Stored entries
---------------

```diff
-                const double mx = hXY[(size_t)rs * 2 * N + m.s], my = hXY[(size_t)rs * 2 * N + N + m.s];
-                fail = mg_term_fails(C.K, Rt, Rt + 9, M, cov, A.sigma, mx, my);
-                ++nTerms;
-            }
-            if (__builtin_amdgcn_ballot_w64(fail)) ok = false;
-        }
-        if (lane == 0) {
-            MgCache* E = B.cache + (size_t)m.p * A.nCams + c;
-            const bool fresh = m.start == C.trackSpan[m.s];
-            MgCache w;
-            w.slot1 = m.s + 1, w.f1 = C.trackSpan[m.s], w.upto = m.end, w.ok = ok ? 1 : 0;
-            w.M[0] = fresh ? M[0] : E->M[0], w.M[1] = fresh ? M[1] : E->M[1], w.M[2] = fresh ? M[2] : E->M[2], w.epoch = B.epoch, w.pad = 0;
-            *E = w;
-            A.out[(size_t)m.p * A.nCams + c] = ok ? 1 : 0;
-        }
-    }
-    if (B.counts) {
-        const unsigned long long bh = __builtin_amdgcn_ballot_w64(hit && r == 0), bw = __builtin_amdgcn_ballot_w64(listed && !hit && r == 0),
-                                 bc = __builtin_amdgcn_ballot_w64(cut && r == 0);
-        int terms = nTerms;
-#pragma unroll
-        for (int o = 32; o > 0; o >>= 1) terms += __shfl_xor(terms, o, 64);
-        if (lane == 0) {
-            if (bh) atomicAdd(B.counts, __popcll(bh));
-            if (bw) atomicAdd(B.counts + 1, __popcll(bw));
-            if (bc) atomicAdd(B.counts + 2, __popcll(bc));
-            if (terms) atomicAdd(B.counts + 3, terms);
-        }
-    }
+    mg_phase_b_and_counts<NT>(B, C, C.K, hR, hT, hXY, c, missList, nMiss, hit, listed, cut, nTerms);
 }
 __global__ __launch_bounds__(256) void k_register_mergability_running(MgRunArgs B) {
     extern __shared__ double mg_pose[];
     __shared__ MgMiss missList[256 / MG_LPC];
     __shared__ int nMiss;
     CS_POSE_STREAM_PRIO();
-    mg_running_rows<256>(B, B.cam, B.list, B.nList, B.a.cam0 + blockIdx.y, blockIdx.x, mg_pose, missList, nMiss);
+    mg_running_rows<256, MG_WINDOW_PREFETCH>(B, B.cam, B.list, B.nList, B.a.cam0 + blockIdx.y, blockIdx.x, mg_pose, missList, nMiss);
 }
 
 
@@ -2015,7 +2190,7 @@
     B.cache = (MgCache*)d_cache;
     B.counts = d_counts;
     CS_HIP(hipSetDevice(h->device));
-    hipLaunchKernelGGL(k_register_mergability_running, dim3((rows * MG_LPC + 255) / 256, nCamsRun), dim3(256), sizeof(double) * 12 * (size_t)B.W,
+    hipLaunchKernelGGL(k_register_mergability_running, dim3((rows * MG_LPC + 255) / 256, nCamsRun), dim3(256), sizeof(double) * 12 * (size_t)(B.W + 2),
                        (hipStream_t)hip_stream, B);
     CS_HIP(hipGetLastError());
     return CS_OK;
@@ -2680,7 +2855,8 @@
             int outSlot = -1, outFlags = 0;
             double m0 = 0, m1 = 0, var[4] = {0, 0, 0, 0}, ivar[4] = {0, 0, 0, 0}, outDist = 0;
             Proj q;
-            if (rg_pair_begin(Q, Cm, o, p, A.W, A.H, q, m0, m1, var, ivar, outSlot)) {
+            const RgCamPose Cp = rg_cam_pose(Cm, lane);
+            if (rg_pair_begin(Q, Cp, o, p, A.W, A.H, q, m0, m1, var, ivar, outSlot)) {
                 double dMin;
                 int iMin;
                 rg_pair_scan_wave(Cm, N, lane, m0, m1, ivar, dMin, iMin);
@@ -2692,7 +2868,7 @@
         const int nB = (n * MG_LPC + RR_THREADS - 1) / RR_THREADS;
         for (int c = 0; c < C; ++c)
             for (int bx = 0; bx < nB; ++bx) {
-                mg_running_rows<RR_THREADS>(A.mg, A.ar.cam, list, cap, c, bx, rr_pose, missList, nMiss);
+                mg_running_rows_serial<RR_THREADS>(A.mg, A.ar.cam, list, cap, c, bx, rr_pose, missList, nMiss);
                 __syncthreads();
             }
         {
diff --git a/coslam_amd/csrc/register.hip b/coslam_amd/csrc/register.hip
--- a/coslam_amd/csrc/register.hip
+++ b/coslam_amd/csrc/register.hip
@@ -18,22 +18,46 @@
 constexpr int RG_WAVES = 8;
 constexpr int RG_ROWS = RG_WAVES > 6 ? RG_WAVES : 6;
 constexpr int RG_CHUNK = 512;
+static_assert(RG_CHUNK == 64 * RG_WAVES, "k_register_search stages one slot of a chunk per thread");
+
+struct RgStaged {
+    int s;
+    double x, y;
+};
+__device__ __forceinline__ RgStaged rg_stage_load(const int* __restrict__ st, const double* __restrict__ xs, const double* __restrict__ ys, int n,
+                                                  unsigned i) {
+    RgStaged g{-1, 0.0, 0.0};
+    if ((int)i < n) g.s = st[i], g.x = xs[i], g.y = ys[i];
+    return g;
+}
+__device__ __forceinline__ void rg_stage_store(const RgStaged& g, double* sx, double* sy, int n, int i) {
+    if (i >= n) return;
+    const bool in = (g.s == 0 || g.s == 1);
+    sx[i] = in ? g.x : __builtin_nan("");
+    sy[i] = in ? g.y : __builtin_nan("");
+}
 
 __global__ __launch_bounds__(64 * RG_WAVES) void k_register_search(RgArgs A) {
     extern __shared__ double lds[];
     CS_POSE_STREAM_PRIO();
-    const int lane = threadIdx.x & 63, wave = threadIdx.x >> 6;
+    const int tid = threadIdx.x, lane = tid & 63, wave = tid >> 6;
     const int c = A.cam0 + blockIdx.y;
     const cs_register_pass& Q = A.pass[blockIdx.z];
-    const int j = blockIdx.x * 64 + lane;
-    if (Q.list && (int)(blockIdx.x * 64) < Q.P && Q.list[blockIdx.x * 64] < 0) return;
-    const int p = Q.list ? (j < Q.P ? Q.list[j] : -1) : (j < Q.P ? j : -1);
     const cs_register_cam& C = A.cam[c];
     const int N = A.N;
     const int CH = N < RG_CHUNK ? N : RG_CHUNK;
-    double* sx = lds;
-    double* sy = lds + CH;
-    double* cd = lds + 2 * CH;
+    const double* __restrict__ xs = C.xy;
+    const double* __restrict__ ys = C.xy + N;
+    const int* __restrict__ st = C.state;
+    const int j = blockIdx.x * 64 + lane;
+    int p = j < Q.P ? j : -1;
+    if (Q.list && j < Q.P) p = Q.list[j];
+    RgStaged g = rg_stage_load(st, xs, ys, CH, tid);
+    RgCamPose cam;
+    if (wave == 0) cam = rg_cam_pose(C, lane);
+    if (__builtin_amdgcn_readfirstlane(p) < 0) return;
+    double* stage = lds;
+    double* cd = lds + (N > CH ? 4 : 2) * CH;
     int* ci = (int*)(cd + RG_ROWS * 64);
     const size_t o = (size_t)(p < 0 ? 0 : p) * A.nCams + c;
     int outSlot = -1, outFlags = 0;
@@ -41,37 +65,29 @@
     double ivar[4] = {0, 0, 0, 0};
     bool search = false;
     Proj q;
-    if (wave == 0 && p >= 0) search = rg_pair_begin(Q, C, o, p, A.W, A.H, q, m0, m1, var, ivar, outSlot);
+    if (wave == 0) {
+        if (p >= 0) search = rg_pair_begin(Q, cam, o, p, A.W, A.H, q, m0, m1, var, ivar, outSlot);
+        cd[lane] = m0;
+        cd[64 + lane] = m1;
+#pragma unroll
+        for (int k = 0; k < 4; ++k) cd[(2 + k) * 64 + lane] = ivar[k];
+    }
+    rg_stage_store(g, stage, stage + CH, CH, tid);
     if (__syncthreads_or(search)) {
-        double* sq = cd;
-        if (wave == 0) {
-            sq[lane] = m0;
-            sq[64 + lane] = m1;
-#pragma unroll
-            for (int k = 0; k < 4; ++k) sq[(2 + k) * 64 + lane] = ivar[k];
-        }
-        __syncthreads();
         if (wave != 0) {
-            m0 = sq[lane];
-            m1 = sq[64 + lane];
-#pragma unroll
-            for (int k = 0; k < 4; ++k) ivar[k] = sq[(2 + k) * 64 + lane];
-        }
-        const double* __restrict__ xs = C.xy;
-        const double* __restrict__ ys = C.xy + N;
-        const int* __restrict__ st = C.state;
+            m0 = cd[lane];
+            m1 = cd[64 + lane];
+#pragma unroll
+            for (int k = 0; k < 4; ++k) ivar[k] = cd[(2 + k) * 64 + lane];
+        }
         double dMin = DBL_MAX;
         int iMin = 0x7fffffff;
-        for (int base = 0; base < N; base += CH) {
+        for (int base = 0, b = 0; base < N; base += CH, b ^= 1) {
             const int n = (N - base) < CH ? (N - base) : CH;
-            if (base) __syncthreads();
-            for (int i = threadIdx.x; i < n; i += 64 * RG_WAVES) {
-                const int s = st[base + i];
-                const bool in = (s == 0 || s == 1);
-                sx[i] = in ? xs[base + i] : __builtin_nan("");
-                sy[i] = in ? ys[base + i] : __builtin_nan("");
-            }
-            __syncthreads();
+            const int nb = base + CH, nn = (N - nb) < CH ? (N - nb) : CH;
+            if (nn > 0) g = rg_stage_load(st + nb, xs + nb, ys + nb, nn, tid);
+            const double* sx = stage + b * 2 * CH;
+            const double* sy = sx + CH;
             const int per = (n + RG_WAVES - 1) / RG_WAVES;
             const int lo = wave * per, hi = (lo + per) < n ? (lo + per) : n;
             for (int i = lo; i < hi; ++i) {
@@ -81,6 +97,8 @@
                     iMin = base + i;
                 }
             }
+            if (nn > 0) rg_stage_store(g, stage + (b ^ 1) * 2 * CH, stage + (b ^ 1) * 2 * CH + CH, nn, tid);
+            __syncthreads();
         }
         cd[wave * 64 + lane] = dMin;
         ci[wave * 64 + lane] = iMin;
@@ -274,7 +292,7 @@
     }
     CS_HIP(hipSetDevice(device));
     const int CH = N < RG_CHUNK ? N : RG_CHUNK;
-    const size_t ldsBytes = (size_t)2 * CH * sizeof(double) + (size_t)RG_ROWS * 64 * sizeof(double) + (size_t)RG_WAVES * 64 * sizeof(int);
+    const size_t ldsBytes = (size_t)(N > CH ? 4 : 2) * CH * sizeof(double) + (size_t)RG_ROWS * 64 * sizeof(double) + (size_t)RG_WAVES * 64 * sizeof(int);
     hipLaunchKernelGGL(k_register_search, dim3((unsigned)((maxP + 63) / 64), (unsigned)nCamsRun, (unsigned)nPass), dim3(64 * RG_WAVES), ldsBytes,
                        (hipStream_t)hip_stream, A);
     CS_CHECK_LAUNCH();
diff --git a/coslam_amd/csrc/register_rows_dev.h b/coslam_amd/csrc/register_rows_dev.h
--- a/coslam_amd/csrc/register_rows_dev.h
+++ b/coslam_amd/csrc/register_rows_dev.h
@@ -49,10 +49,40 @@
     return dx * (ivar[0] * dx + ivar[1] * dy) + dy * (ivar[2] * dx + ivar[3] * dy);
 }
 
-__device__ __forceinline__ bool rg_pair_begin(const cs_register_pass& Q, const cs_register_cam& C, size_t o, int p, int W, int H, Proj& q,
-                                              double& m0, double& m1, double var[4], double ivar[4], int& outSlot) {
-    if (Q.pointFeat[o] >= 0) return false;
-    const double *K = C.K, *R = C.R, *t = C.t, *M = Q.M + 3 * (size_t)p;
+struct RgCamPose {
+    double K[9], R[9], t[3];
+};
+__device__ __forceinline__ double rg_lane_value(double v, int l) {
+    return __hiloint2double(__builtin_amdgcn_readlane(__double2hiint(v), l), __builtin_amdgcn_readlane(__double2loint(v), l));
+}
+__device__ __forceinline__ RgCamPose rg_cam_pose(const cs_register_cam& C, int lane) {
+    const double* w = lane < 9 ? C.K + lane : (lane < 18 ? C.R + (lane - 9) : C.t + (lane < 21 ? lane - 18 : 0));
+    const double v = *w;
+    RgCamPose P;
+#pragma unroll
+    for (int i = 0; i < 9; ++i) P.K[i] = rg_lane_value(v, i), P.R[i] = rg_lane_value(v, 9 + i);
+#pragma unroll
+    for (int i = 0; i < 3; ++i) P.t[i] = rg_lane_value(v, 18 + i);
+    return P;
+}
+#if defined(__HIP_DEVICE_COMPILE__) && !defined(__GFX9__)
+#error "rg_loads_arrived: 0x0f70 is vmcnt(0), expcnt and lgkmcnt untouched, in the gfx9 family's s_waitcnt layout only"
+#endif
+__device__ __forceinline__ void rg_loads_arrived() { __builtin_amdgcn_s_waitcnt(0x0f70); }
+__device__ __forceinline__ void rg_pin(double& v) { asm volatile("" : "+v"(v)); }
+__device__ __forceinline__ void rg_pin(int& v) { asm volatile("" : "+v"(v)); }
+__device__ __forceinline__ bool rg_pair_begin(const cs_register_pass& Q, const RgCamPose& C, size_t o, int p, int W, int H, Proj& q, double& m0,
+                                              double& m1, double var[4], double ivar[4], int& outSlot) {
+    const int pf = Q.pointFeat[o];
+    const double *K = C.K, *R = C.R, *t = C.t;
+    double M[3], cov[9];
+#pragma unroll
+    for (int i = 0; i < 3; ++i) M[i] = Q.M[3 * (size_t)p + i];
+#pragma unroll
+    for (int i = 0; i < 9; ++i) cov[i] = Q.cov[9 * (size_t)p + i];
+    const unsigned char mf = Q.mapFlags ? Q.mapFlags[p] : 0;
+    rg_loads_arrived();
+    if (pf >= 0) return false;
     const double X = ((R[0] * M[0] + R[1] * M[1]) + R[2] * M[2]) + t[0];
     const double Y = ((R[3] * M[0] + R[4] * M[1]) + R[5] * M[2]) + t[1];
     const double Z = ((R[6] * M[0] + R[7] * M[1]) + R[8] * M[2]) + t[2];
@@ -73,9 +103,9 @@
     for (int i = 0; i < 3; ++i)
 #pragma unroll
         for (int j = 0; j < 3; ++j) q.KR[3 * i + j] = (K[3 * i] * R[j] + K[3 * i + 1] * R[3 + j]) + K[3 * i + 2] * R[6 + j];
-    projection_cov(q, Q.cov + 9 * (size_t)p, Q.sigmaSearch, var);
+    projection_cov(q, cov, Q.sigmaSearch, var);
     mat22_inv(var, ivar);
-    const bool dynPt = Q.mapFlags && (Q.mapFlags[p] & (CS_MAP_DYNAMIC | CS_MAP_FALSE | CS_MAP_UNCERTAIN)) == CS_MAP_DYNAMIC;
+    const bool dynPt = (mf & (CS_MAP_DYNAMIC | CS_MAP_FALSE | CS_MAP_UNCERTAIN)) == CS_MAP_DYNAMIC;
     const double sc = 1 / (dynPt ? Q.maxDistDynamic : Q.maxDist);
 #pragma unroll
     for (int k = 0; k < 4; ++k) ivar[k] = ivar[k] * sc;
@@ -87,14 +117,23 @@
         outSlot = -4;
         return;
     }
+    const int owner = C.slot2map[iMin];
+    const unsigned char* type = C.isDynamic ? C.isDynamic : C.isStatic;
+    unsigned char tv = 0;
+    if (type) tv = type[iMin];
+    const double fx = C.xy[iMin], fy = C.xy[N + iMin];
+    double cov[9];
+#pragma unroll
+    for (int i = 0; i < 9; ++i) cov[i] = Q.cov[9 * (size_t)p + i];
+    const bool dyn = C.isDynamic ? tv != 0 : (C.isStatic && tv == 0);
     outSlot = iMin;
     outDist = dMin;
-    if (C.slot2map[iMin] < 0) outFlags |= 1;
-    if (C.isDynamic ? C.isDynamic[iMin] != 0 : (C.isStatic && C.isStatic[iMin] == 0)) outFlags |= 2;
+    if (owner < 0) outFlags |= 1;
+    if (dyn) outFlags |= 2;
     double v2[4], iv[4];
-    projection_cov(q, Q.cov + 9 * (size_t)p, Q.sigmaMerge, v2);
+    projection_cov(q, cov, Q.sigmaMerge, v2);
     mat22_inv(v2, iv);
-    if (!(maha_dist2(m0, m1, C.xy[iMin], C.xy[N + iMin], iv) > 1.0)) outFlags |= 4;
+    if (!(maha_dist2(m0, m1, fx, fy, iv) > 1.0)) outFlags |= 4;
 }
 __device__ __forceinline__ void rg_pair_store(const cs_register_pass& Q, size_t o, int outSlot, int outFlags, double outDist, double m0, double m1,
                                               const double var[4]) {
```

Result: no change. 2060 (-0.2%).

---------------

▸ **Work instructions**:
Search the entries for the word "ldsBytes" and copy every line that holds it.

▸ **Answer to this exercise**:
-    const size_t ldsBytes = (size_t)2 * CH * sizeof(double) + (size_t)RG_ROWS * 64 * sizeof(double) + (size_t)RG_WAVES * 64 * sizeof(int);
+    const size_t ldsBytes = (size_t)(N > CH ? 4 : 2) * CH * sizeof(double) + (size_t)RG_ROWS * 64 * sizeof(double) + (size_t)RG_WAVES * 64 * sizeof(int);
     hipLaunchKernelGGL(k_register_search, dim3((unsigned)((maxP + 63) / 64), (unsigned)nCamsRun, (unsigned)nPass), dim3(64 * RG_WAVES), ldsBytes,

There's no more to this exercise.